• [WHAT YOU HAVE TO DO]: From the entries below, return only the lines starting at the one that contains "void wide_params_body(const WideJobs&" and ending at the one that contains "const int nblk", exactly as they stand.

-- DATA SUPPLIED follows --

template <int D>
constexpr int wide_params_lds_floats() {
    return D * (D + 4) + 4 * D + 3 * D + WP_WAVES * 16 * (D + 4) + WP_WAVES * 16 * (D + 16) + 4 * WP_WAVES * 16;
}
template <int D>
__device__ __forceinline__ void wide_params_body(const WideJobs& t, const int job, const int blk, float* __restrict__ lds) {
    constexpr int T16 = D / 16, S4 = D / 4, LDW = D + 4, LDG = D + 4, LDH = D + 16, K = 16;
    constexpr int UNR = S4 > 16 ? 4 : S4;
    float* const s_w2 = lds;
    float4* const s_a1 = reinterpret_cast<float4*>(s_w2 + D * LDW);
    float* const s_coef = reinterpret_cast<float*>(s_a1 + D);
    float (*s_g)[K * LDG] = reinterpret_cast<float (*)[K * LDG]>(s_coef + 3 * D);
    float (*s_h)[K * LDH] = reinterpret_cast<float (*)[K * LDH]>(s_coef + 3 * D + WP_WAVES * K * LDG);
    float4 (*s_rel)[K] = reinterpret_cast<float4 (*)[K]>(s_coef + 3 * D + WP_WAVES * K * (LDG + LDH));
    float* s_red = s_w2;
    const int nblk = t.nblk[job], m = t.m_tgt[job];
    const float* __restrict__ x = t.x[job];
    const float* __restrict__ gout = t.gout[job];
    const float* __restrict__ pos_src = t.pos_src[job];
    const float* __restrict__ pos_tgt = t.pos_tgt[job];
    const int32_t* __restrict__ idx = t.idx[job];
    const float slope = t.slope[job];
    {
        const float* __restrict__ W2 = t.W2[job];
        for (int i = threadIdx.x; i < D * D; i += WP_BLOCK) s_w2[(i / D) * LDW + (i % D)] = W2[i];
        const float* __restrict__ A1 = t.A1[job];
        const float* __restrict__ b1 = t.b1[job];
        for (int c = threadIdx.x; c < D; c += WP_BLOCK) {
            s_a1[c] = make_float4(A1[3 * c], A1[3 * c + 1], A1[3 * c + 2], b1[c]);
            s_coef[c] = t.ca[job][c];
            s_coef[D + c] = t.cb[job][c];
            s_coef[2 * D + c] = t.cc[job][c];
        }
    }
    __syncthreads();
    const int lane = threadIdx.x & 63, wave = threadIdx.x >> 6;
    const int e = lane & 15, kq = lane >> 4;
    float* tg = s_g[wave];
    float* th = s_h[wave];
    float4* trel = s_rel[wave];
    f32x4w accW[T16][T16];
#pragma unroll
    for (int a = 0; a < T16; ++a)
#pragma unroll
        for (int b = 0; b < T16; ++b) accW[a][b] = f32x4w{0.f, 0.f, 0.f, 0.f};
    float a1acc[T16][4];
#pragma unroll
    for (int a = 0; a < T16; ++a)
#pragma unroll
        for (int b = 0; b < 4; ++b) a1acc[a][b] = 0.f;

    const int per = (m + nblk - 1) / nblk;
    const int p0 = blk * per, p1 = p0 + per < m ? p0 + per : m;
    for (int p = p0 + wave; p < p1; p += WP_WAVES) {
        const int jraw = idx[(int64_t)p * K + e];
        const bool live = jraw >= 0;
        const int64_t j = live ? jraw : 0;
        const float rx = pos_tgt[3 * (int64_t)p] - pos_src[3 * j], ry = pos_tgt[3 * (int64_t)p + 1] - pos_src[3 * j + 1],
                    rz = pos_tgt[3 * (int64_t)p + 2] - pos_src[3 * j + 2];
        int jr[4];
        bool lr[4];
#pragma unroll
        for (int r = 0; r < 4; ++r) {
            jr[r] = __shfl((int)j, 4 * kq + r, WAVE);
            lr[r] = __shfl(live ? 1 : 0, 4 * kq + r, WAVE) != 0;
        }
        constexpr bool PRELOAD = D <= 64;
        [[maybe_unused]] float xv[PRELOAD ? T16 : 1][4], gi[PRELOAD ? T16 : 1];
        if constexpr (PRELOAD) {
#pragma unroll
            for (int tj = 0; tj < T16; ++tj) {
                gi[tj] = gout[(int64_t)p * D + 16 * tj + e];
#pragma unroll
                for (int r = 0; r < 4; ++r) xv[tj][r] = x[(int64_t)jr[r] * D + 16 * tj + e];
            }
        }
        if (kq == 0) trel[e] = live ? make_float4(rx, ry, rz, 1.f) : make_float4(0.f, 0.f, 0.f, 0.f);
        f32x4w acc[T16];
#pragma unroll
        for (int tj = 0; tj < T16; ++tj) acc[tj] = f32x4w{0.f, 0.f, 0.f, 0.f};
#pragma unroll UNR
        for (int s = 0; s < S4; ++s) {
            const float4 a = s_a1[4 * s + kq];
            const float pre = fmaf(a.x, rx, fmaf(a.y, ry, fmaf(a.z, rz, a.w)));
            const float h = live ? (pre > 0.f ? pre : slope * pre) : 0.f;
            th[e * LDH + 4 * s + kq] = h;
#pragma unroll
            for (int tj = 0; tj < T16; ++tj)
                acc[tj] = __builtin_amdgcn_mfma_f32_16x16x4f32(h, s_w2[(16 * tj + e) * LDW + 4 * s + kq], acc[tj], 0, 0, 0);
        }
#pragma unroll
        for (int tj = 0; tj < T16; ++tj) {
            const int c = 16 * tj + e;
            const float va = s_coef[c], vb = s_coef[D + c], vc = s_coef[2 * D + c];
            float gic, xc[4];
            if constexpr (PRELOAD) {
                gic = gi[tj];
#pragma unroll
                for (int r = 0; r < 4; ++r) xc[r] = xv[tj][r];
            } else {
                gic = gout[(int64_t)p * D + c];
#pragma unroll
                for (int r = 0; r < 4; ++r) xc[r] = x[(int64_t)jr[r] * D + c];
            }
#pragma unroll
            for (int r = 0; r < 4; ++r) {
                const float gh = fmaf(va, gic * xc[r], fmaf(vb, acc[tj][r], vc));
                tg[(4 * kq + r) * LDG + c] = lr[r] ? gh : 0.f;
            }
        }
        __builtin_amdgcn_wave_barrier();
#pragma unroll
        for (int tj = 0; tj < T16; ++tj) acc[tj] = f32x4w{0.f, 0.f, 0.f, 0.f};
#pragma unroll UNR
        for (int s = 0; s < S4; ++s) {
            const float a = tg[e * LDG + 4 * s + kq];
#pragma unroll
            for (int tj = 0; tj < T16; ++tj)
                acc[tj] = __builtin_amdgcn_mfma_f32_16x16x4f32(a, s_w2[(4 * s + kq) * LDW + 16 * tj + e], acc[tj], 0, 0, 0);
        }
        {
            float4 rl[4];
#pragma unroll
            for (int r = 0; r < 4; ++r) rl[r] = trel[4 * kq + r];
#pragma unroll
            for (int tj = 0; tj < T16; ++tj)
#pragma unroll
                for (int r = 0; r < 4; ++r) {
                    const float h = th[(4 * kq + r) * LDH + 16 * tj + e];
                    const float gp = acc[tj][r] * (h > 0.f ? 1.f : slope);
                    a1acc[tj][0] = fmaf(gp, rl[r].x, a1acc[tj][0]);
                    a1acc[tj][1] = fmaf(gp, rl[r].y, a1acc[tj][1]);
                    a1acc[tj][2] = fmaf(gp, rl[r].z, a1acc[tj][2]);
                    a1acc[tj][3] = fmaf(gp, rl[r].w, a1acc[tj][3]);
                }
        }
#pragma unroll
        for (int s = 0; s < 4; ++s) {
            float af[T16], bf[T16];
#pragma unroll
            for (int ti = 0; ti < T16; ++ti) {
                af[ti] = tg[(4 * s + kq) * LDG + 16 * ti + e];
                bf[ti] = th[(4 * s + kq) * LDH + 16 * ti + e];
            }
#pragma unroll
            for (int ti = 0; ti < T16; ++ti)
#pragma unroll
                for (int tj = 0; tj < T16; ++tj)
                    accW[ti][tj] = __builtin_amdgcn_mfma_f32_16x16x4f32(af[ti], bf[tj], accW[ti][tj], 0, 0, 0);
        }
        __builtin_amdgcn_wave_barrier();
    }
    __syncthreads();
    for (int w = 0; w < WP_WAVES; ++w) {
        if (wave == w) {
#pragma unroll
            for (int ti = 0; ti < T16; ++ti)
#pragma unroll
                for (int tj = 0; tj < T16; ++tj)
#pragma unroll
                    for (int r = 0; r < 4; ++r) {
                        const int o = (16 * ti + 4 * kq + r) * D + 16 * tj + e;
                        s_red[o] = (w == 0 ? 0.f : s_red[o]) + accW[ti][tj][r];
                    }
        }
        __syncthreads();
    }
    {
        float* __restrict__ out = t.dw2_partial[job] + (int64_t)blk * D * D;
        for (int i = threadIdx.x; i < D * D; i += WP_BLOCK) out[i] = s_red[i];
    }
    __syncthreads();
#pragma unroll
    for (int tj = 0; tj < T16; ++tj)
#pragma unroll
        for (int q = 0; q < 4; ++q) {
            float v = a1acc[tj][q];
            v += __shfl_xor(v, 16, WAVE);
            v += __shfl_xor(v, 32, WAVE);
            if (kq == 0) s_red[(wave * D + 16 * tj + e) * 4 + q] = v;
        }
    __syncthreads();
    {
        double* __restrict__ outd = t.a1_partial[job] + (int64_t)blk * 4 * D;
        for (int i = threadIdx.x; i < 4 * D; i += WP_BLOCK) {
            double a = 0.0;
#pragma unroll
            for (int w = 0; w < WP_WAVES; ++w) a += (double)s_red[w * 4 * D + i];
            outd[i] = a;
        }
    }
}

__global__ __launch_bounds__(WP_BLOCK) void wide_params_any_kernel(const WideJobs t) {
    __shared__ __attribute__((aligned(16))) float lds[wide_params_lds_floats<64>()];
    int job = 0;
    while (job + 1 < t.njobs && t.blk_base[job + 1] <= (int)blockIdx.x) ++job;
    const int blk = (int)blockIdx.x - t.blk_base[job];
    if (t.d[job] == 32) wide_params_body<32>(t, job, blk, lds);
    else wide_params_body<64>(t, job, blk, lds);
}

template <int D>
__global__ __launch_bounds__(WP_BLOCK) void uvstats_mfma_kernel(const float* __restrict__ x, const float* __restrict__ pos_src,
                                                                const float* __restrict__ pos_tgt, const int32_t* __restrict__ idx,
                                                                int m, int nblk, const float* __restrict__ A1,
                                                                const float* __restrict__ b1, const float* __restrict__ W2, float slope,
                                                                const float* __restrict__ mean_rel, float* __restrict__ shift_out,
                                                                float* __restrict__ U, float* __restrict__ V, float* __restrict__ partial,
                                                                unsigned* __restrict__ ticket, double* __restrict__ stats) {
    constexpr int T16 = D / 16, S4 = D / 4, LDW = D + 4, K = 16;
    constexpr int UNR = S4 > 16 ? 4 : S4;
    __shared__ __attribute__((aligned(16))) float s_w2[D * LDW];
    __shared__ float4 s_a1[D];
    __shared__ float s_shift[D];
    __shared__ float s_h0[D];
    __shared__ float s_red[WP_WAVES][2][D];
    for (int i = threadIdx.x; i < D * D; i += WP_BLOCK) s_w2[(i / D) * LDW + (i % D)] = W2[i];
    for (int c = threadIdx.x; c < D; c += WP_BLOCK) {
        const float4 a = make_float4(A1[3 * c], A1[3 * c + 1], A1[3 * c + 2], b1[c]);
        s_a1[c] = a;
        const float pre = fmaf(a.x, mean_rel[0], fmaf(a.y, mean_rel[1], fmaf(a.z, mean_rel[2], a.w)));
        s_h0[c] = pre > 0.f ? pre : slope * pre;
    }
    __syncthreads();
    for (int c = threadIdx.x; c < D; c += WP_BLOCK) {
        float a = 0.f;
        for (int cp = 0; cp < D; ++cp) a = fmaf(s_h0[cp], s_w2[c * LDW + cp], a);
        s_shift[c] = a;
        if (blockIdx.x == 0) shift_out[c] = a;
    }
    __syncthreads();
    const int lane = threadIdx.x & 63, wave = threadIdx.x >> 6;
    const int e = lane & 15, kq = lane >> 4;
    float st1[T16], st2[T16];
#pragma unroll
    for (int tj = 0; tj < T16; ++tj) st1[tj] = st2[tj] = 0.f;
    const int per = (m + nblk - 1) / nblk;
    const int p0 = (int)blockIdx.x * per, p1 = p0 + per < m ? p0 + per : m;
    for (int p = p0 + wave; p < p1; p += WP_WAVES) {
        const int jraw = idx[(int64_t)p * K + e];
        const bool live = jraw >= 0;
        const int64_t j = live ? jraw : 0;
        const float rx = pos_tgt[3 * (int64_t)p] - pos_src[3 * j], ry = pos_tgt[3 * (int64_t)p + 1] - pos_src[3 * j + 1],
                    rz = pos_tgt[3 * (int64_t)p + 2] - pos_src[3 * j + 2];
        int jr[4];
        float lv[4];
#pragma unroll
        for (int r = 0; r < 4; ++r) {
            jr[r] = __shfl((int)j, 4 * kq + r, WAVE);
            lv[r] = __shfl(live ? 1.f : 0.f, 4 * kq + r, WAVE);
        }
        float xv[T16][4];
#pragma unroll
        for (int tj = 0; tj < T16; ++tj)
#pragma unroll
            for (int r = 0; r < 4; ++r) xv[tj][r] = x[(int64_t)jr[r] * D + 16 * tj + e] * lv[r];
        f32x4w acc[T16];
#pragma unroll
        for (int tj = 0; tj < T16; ++tj) acc[tj] = f32x4w{0.f, 0.f, 0.f, 0.f};
#pragma unroll UNR
        for (int s = 0; s < S4; ++s) {
            const float4 a = s_a1[4 * s + kq];
            const float pre = fmaf(a.x, rx, fmaf(a.y, ry, fmaf(a.z, rz, a.w)));
            const float h = pre > 0.f ? pre : slope * pre;
#pragma unroll
            for (int tj = 0; tj < T16; ++tj)
                acc[tj] = __builtin_amdgcn_mfma_f32_16x16x4f32(h, s_w2[(16 * tj + e) * LDW + 4 * s + kq], acc[tj], 0, 0, 0);
        }
#pragma unroll
        for (int tj = 0; tj < T16; ++tj) {
            const float sh = s_shift[16 * tj + e];
            float u = 0.f, v = 0.f;
#pragma unroll
            for (int r = 0; r < 4; ++r) {
                const float dlt = (acc[tj][r] - sh) * lv[r];
                st1[tj] += dlt;
                st2[tj] = fmaf(dlt, dlt, st2[tj]);
                u = fmaf(dlt, xv[tj][r], u);
                v += xv[tj][r];
            }
            u += __shfl_xor(u, 16, WAVE); u += __shfl_xor(u, 32, WAVE);
            v += __shfl_xor(v, 16, WAVE); v += __shfl_xor(v, 32, WAVE);
            if (kq == 0) {
                U[(int64_t)p * D + 16 * tj + e] = u;
                V[(int64_t)p * D + 16 * tj + e] = v;
            }
        }
    }
#pragma unroll
    for (int tj = 0; tj < T16; ++tj) {
        float a = st1[tj], b = st2[tj];
        a += __shfl_xor(a, 16, WAVE); a += __shfl_xor(a, 32, WAVE);
        b += __shfl_xor(b, 16, WAVE); b += __shfl_xor(b, 32, WAVE);
        if (kq == 0) { s_red[wave][0][16 * tj + e] = a; s_red[wave][1][16 * tj + e] = b; }
    }
    __syncthreads();
    const __amdgpu_buffer_rsrc_t pr = make_rsrc(partial, (int)gridDim.x * 2 * D * 4);
    for (int i = threadIdx.x; i < 2 * D; i += WP_BLOCK) {
        float a = 0.f;
#pragma unroll
        for (int w = 0; w < WP_WAVES; ++w) a += s_red[w][i / D][i % D];
        st1_sc1(pr, ((int)blockIdx.x * 2 * D + i) * 4, a);
    }
    constexpr bool ALIAS = sizeof(float) * D * LDW >= sizeof(double) * 4 * WP_BLOCK;
    __shared__ double s_own[ALIAS ? 1 : 4 * WP_BLOCK], s_tot[2 * D];
    __shared__ int s_flag;
    if (ticket == nullptr || !last_workgroup(ticket, gridDim.x, &s_flag)) return;
    double* s_buf = ALIAS ? reinterpret_cast<double*>(s_w2) : s_own;
    sum_partial_rows_f64<WP_BLOCK>(pr, (int)gridDim.x, 2 * D, s_buf, s_tot);
    if (threadIdx.x < 2 * D) stats[threadIdx.x] = s_tot[threadIdx.x];
}

#ifndef WP_PPW_BIG_
#define WP_PPW_BIG_ 3
#endif
#ifndef WP_PPW_MID_
#define WP_PPW_MID_ 3
#endif
#ifndef WP_PPW_SMALL_
#define WP_PPW_SMALL_ 1
#endif
static int64_t wide_points_per_wave(int64_t m_tgt) {
    return m_tgt >= 8192 ? WP_PPW_BIG_ : (m_tgt >= 2048 ? WP_PPW_MID_ : WP_PPW_SMALL_);
}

-- DATA SUPPLIED concluded --

• [RESULT OF THIS TASK]:
__device__ __forceinline__ void wide_params_body(const WideJobs& t, const int job, const int blk, float* __restrict__ lds) {
    constexpr int T16 = D / 16, S4 = D / 4, LDW = D + 4, LDG = D + 4, LDH = D + 16, K = 16;
    constexpr int UNR = S4 > 16 ? 4 : S4;
    float* const s_w2 = lds;
    float4* const s_a1 = reinterpret_cast<float4*>(s_w2 + D * LDW);
    float* const s_coef = reinterpret_cast<float*>(s_a1 + D);
    float (*s_g)[K * LDG] = reinterpret_cast<float (*)[K * LDG]>(s_coef + 3 * D);
    float (*s_h)[K * LDH] = reinterpret_cast<float (*)[K * LDH]>(s_coef + 3 * D + WP_WAVES * K * LDG);
    float4 (*s_rel)[K] = reinterpret_cast<float4 (*)[K]>(s_coef + 3 * D + WP_WAVES * K * (LDG + LDH));
    float* s_red = s_w2;
    const int nblk = t.nblk[job], m = t.m_tgt[job];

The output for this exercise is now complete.